Goal of the exercise> Below are entries; copy exactly the lines from the one with "int32_t* cmap_out, uint8_t*" through the one with "int32_t* tasks2_out, int32_t* o_index_out);", both included, and leave out the rest.

Entries provided>
====

int apexgpu_get_unique_id(void* out128);
int apexgpu_comm_init(apexgpu_solver* h, int world, int rank, const void* unique_id128);
int apexgpu_comm_init_shm(apexgpu_solver* h, int world, int rank, const char* name);
int apexgpu_set_shard(apexgpu_solver* h, int rank, int world);
int apexgpu_debug_lockstep_solve(apexgpu_solver** hs, int n, double lambda);
int apexgpu_owned_landmarks(apexgpu_solver* h, uint8_t* mask);
int apexgpu_debug_partition(int nt, const uint8_t* present, int world, int* owner_out);
int apexgpu_debug_check_schedule(int nt, const uint8_t* present, int world, int rank, const int opts[8], int64_t out[8], char* msg, int msg_len);
int apexgpu_debug_schedule_ops(int nt, const uint8_t* present, int world, int rank, const int opts[8], int phase, int64_t* rows, int max_rows);
int apexgpu_debug_plan_lists(int nt, const uint8_t* present, int world, int rank, const int opts[8], int which, int64_t* rows, int max_rows);
int apexgpu_debug_sinv_lists(int nt, const uint8_t* present, int64_t* rows, int max_rows, int64_t counts[4], int32_t* slot_out);
int apexgpu_debug_sinv_lists_direct(int nt, const int32_t* slot, int n_groups, const int32_t* group_ptr, const int32_t* group_cols,
                                    int64_t* rows, int max_rows, int64_t counts[4], char* msg, int msg_len);
typedef struct apexgpu_tiles apexgpu_tiles;
int apexgpu_debug_tiles_create(int device, int nt, const uint8_t* present, const int opts[8], apexgpu_tiles** out);
int apexgpu_debug_tiles_pattern(apexgpu_tiles* h, int32_t* slot_out, int64_t info[8]);
int apexgpu_debug_tiles_set(apexgpu_tiles* h, const double* touched, int n_valid, double add_diag, int fill_mode);
int apexgpu_debug_tiles_factor(apexgpu_tiles* h, int* failed_at);
int apexgpu_debug_tiles_solve(apexgpu_tiles* h, int n_rhs, const double* rhs, double* x);
int apexgpu_debug_tiles_matvec(apexgpu_tiles* h, const double* x, double* y);
int apexgpu_debug_tiles_pcg(apexgpu_tiles* h, const double* rhs, int max_iter, double tol, double* x, int* iters, double scal_out[5]);
int apexgpu_debug_tiles_get(apexgpu_tiles* h, int which, double* out, int* recomputed);
void apexgpu_debug_tiles_destroy(apexgpu_tiles* h);
int apexgpu_debug_host_structure(int64_t n_cam, int64_t n_pt, int64_t n_obs, int mode, const uint32_t* cam_idx,
                                 const uint32_t* pt_idx, int rank, int world, const int opts[5], double stats_out[16],
                                 int32_t* cmap_out, uint8_t* owned_out, int32_t* tile_owner_out);
int apexgpu_debug_pair_lists(int64_t n_cam, int64_t n_pt, int64_t n_obs, int dc, const uint32_t* cam_idx, const uint32_t* pt_idx,
                             int64_t counts[4], uint32_t* recs4_out, int32_t* chunks2_out, int64_t* blocks4_out,
                             int32_t* tasks2_out, int32_t* o_index_out);
int apexgpu_debug_pair_lists_queued(int64_t n_cam, int64_t n_pt, int64_t n_obs, const uint32_t* cam_idx, const uint32_t* pt_idx,
                                    int64_t counts[4], uint32_t* recs4_out, int32_t* chunks2_out, int64_t* blocks4_out,
                                    int32_t* tasks2_out, int32_t* o_index_out, int64_t* qdesc3_out);
int apexgpu_debug_pair_lists_queued_dc(int64_t n_cam, int64_t n_pt, int64_t n_obs, int dc, const uint32_t* cam_idx, const uint32_t* pt_idx,
                                       int64_t counts[4], uint32_t* recs4_out, int32_t* chunks2_out, int64_t* blocks4_out,
                                       int32_t* tasks2_out, int32_t* o_index_out, int64_t* qdesc3_out);
int apexgpu_export_step(apexgpu_solver* h, double* step_out, double* grad_out);
int apexgpu_shard_range(int64_t n_pt, int64_t n_obs, const uint32_t* pt_idx, int rank, int world, int64_t* lo,
                        int64_t* hi);

typedef struct apexgpu_bal apexgpu_bal;
#define APEXGPU_BAL_ERR_IO (-20)
#define APEXGPU_BAL_ERR_PARSE (-21)
#define APEXGPU_BAL_ERR_MISSING_FIELDS (-22)
#define APEXGPU_BAL_ERR_INVALID_NUMBER (-23)
int apexgpu_bal_open(const char* path, apexgpu_bal** out);
void apexgpu_bal_close(apexgpu_bal* b);
const char* apexgpu_bal_last_error(void);
int apexgpu_bal_sizes(const apexgpu_bal* b, int64_t* n_cam, int64_t* n_pt, int64_t* n_obs);
int apexgpu_bal_raw(const apexgpu_bal* b, uint32_t* cam_idx, uint32_t* pt_idx, double* obs_uv, double* cameras9,
                    double* points3);
// ... 65 lines not shown
} apexgpu_gn_config;

typedef struct {
    int max_iterations;
    double cost_tolerance;
    double parameter_tolerance;
    double gradient_tolerance;
    double trust_region_radius;
    double trust_region_min;
    double trust_region_max;
    double trust_region_decrease_factor;
    double good_step_quality;
    double poor_step_quality;
    double mu;
    double min_mu;
    double max_mu;
    double mu_increase_factor;
    double min_cost_threshold;
    double timeout_s;
    int variant;
    int use_jacobi_scaling;
    int enable_step_reuse;
} apexgpu_dl_config;

typedef struct {
    double cost, radius, mu, rho, accepted, gradient_norm, step_norm, predicted_reduction, trial_cost, step_type, beta, reused;
} apexgpu_dl_iter;

int apexgpu_pg_jv_gram(apexgpu_pg_solver* h, const double* a, const double* b, double out3[3]);
int apexgpu_pg_dogleg_step(apexgpu_pg_solver* h, double mu, double radius, int reuse, double out8[8]);
int apexgpu_pg_gn_optimize(apexgpu_pg_solver* h, apexgpu_gn_config* cfg, apexgpu_lm_result* result, apexgpu_lm_iter* history,
                           int history_capacity);
int apexgpu_pg_dogleg_optimize(apexgpu_pg_solver* h, apexgpu_dl_config* cfg, apexgpu_lm_result* result, apexgpu_dl_iter* history,
                               int history_capacity);

int apexgpu_jv_gram(apexgpu_solver* h, const double* a, const double* b, double out3[3]);
int apexgpu_dogleg_step(apexgpu_solver* h, double mu, double radius, int reuse, double out8[8]);
int apexgpu_dogleg_optimize(apexgpu_solver* h, apexgpu_dl_config* cfg, apexgpu_lm_result* result, apexgpu_dl_iter* history,
                            int history_capacity);

int apexgpu_pg_get_residual(apexgpu_pg_solver* h, double* r_out);
int apexgpu_pg_get_jacobian_blocks(apexgpu_pg_solver* h, double* j_out);
int apexgpu_pg_get_hessian(apexgpu_pg_solver* h, double lambda, double* H_out, double* g_out);
int apexgpu_pg_covariance(apexgpu_pg_solver* h, double* cov_out );
int apexgpu_pg_covariance_stats(apexgpu_pg_solver* h, double out[6], double* group_ms, int group_cap);

int apexgpu_pg_set_option(apexgpu_pg_solver* h, const char* name, int value);
#define APEXGPU_PG_NUM_STAGES 6
int apexgpu_pg_enable_stage_timing(apexgpu_pg_solver* h, int on);
int apexgpu_pg_reset_stage_times(apexgpu_pg_solver* h);
int apexgpu_pg_stage_times(apexgpu_pg_solver* h, double ms[APEXGPU_PG_NUM_STAGES], int64_t calls[APEXGPU_PG_NUM_STAGES]);
int apexgpu_pg_info(apexgpu_pg_solver* h, double info[8]);
int apexgpu_pg_counters(apexgpu_pg_solver* h, int64_t out[4]);

typedef struct apexgpu_g2o apexgpu_g2o;
#define APEXGPU_G2O_ERR_IO (-30)
#define APEXGPU_G2O_ERR_PARSE (-31)
#define APEXGPU_G2O_ERR_MISSING_FIELDS (-32)
#define APEXGPU_G2O_ERR_INVALID_NUMBER (-33)
#define APEXGPU_G2O_ERR_DUPLICATE_VERTEX (-34)
#define APEXGPU_G2O_ERR_INVALID_QUATERNION (-35)
int apexgpu_g2o_open(const char* path, apexgpu_g2o** out);
void apexgpu_g2o_close(apexgpu_g2o* g);
const char* apexgpu_g2o_last_error(void);
int apexgpu_g2o_sizes(const apexgpu_g2o* g, int64_t* n_vertices_se3, int64_t* n_edges_se3, int64_t* n_vertices_se2,
                      int64_t* n_edges_se2);
int apexgpu_g2o_raw(const apexgpu_g2o* g, int64_t* ids, double* poses7, int64_t* e_from, int64_t* e_to, double* meas7,
                    double* info36);
int apexgpu_g2o_problem(const apexgpu_g2o* g, int64_t* sorted_ids, double* poses7, uint32_t* e_from, uint32_t* e_to,
                        double* meas7, int64_t* pose_col, uint8_t* fix6);
int apexgpu_pose_graph_columns(int64_t n_vertices, const int64_t* ids, int64_t* pose_col);
int apexgpu_g2o_raw_se2(const apexgpu_g2o* g, int64_t* ids, double* poses3, int64_t* e_from, int64_t* e_to, double* meas3,
                        double* info9);
int apexgpu_g2o_problem_se2(const apexgpu_g2o* g, int64_t* sorted_ids, double* poses3, uint32_t* e_from, uint32_t* e_to,
                            double* meas3, int64_t* pose_col, uint8_t* fix3);
int apexgpu_pose_graph_columns_se2(int64_t n_vertices, const int64_t* ids, int64_t* pose_col);
int apexgpu_g2o_problem_information(const apexgpu_g2o* g, int manifold, double* info_out);
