# Daaohame/RAHT-3DGS-codec

Measured on AMD Instinct MI355X. Metric: M-Gaussians/s fwd+inv RAHT, 59-ch SH3 3DGS, higher is better.
Workload: dtype f32 (xyz columns: f64); 1 GPU; cfg3: 2999072 Gaussians (3000000 draws/GPU, J=12, 59 channels), fwd RAHT + quantize/reorder + dequantize/un-reorder + inv RAHT (quantization fused into the transform kernels); the 3 xyz columns carried in float64 inside the same launches (raht_fwd_quant_mixed / raht_dequant_inv_mixed): the reference's integers on every column; rows_per_gpu=2999072, channels=59, depth_J=12, engine=tile, quantize=True, parallelism=1 GPU, world=1

## Files before the change

raht-3dgs-codec_amd/csrc/transform_mx.hip:

```cpp
#include "raht_common.h"
#include "raht_device.h"
#include "tile_engine.h"
#include "tile_host.h"

#include <algorithm>
#include <cstdlib>
#include <string>
#include <type_traits>
#include <vector>

namespace raht {

#ifdef RAHT_PHASE_CLOCKS
constexpr int MX_CLK_TILES = 4096, MX_CLK_SLOTS = 12;
__device__ unsigned long long g_phase_clk_mx[MX_CLK_TILES][MX_CLK_SLOTS];
#define MX_STAMP(k) do { if (IDENT && threadIdx.x == 0 && tile_id < MX_CLK_TILES) g_phase_clk_mx[tile_id][k] = __builtin_readcyclecounter(); } while (0)
#else
#define MX_STAMP(k) do { } while (0)
#endif

constexpr int MX_MAX_WIDE = 4;
constexpr int MX_THREADS = 512;
constexpr int MX_TOP_THREADS = 1024;
constexpr int MX_TOP_SLOTS = RAHT_TOP_MAX_ROWS / MX_TOP_THREADS;

struct StepTableMX {
    StepTable f;
    double w[MX_MAX_WIDE];
};

static size_t tile_lds_bytes_mx(int R, int NF, int nwide)
{
    const size_t data = (size_t)R * NF * 16 + (((size_t)R * nwide * 8 + 15) & ~(size_t)15);
    const size_t meta = (size_t)R * (16 + 4 + 4);
    const size_t surv = ((size_t)R * 2 + 15) & ~(size_t)15;
    return data + meta + surv;
}

struct MxPtrs {
    const double *in_w;
    double *out_w;
    double *wsn_w;
    double *root_w;
    const uint32_t *prog;
    uint32_t prog_stride, prog_ab;
    int prog_compact;
};

struct MxMultiQ {
    int k;
    uint32_t fast_div;
    double step[MULTI_Q_MAX];
    int32_t *Q[MULTI_Q_MAX];
};
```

====

Output>
                                 int32_t* cmap_out, uint8_t* owned_out, int32_t* tile_owner_out);
int apexgpu_debug_pair_lists(int64_t n_cam, int64_t n_pt, int64_t n_obs, int dc, const uint32_t* cam_idx, const uint32_t* pt_idx,
                             int64_t counts[4], uint32_t* recs4_out, int32_t* chunks2_out, int64_t* blocks4_out,
                             int32_t* tasks2_out, int32_t* o_index_out);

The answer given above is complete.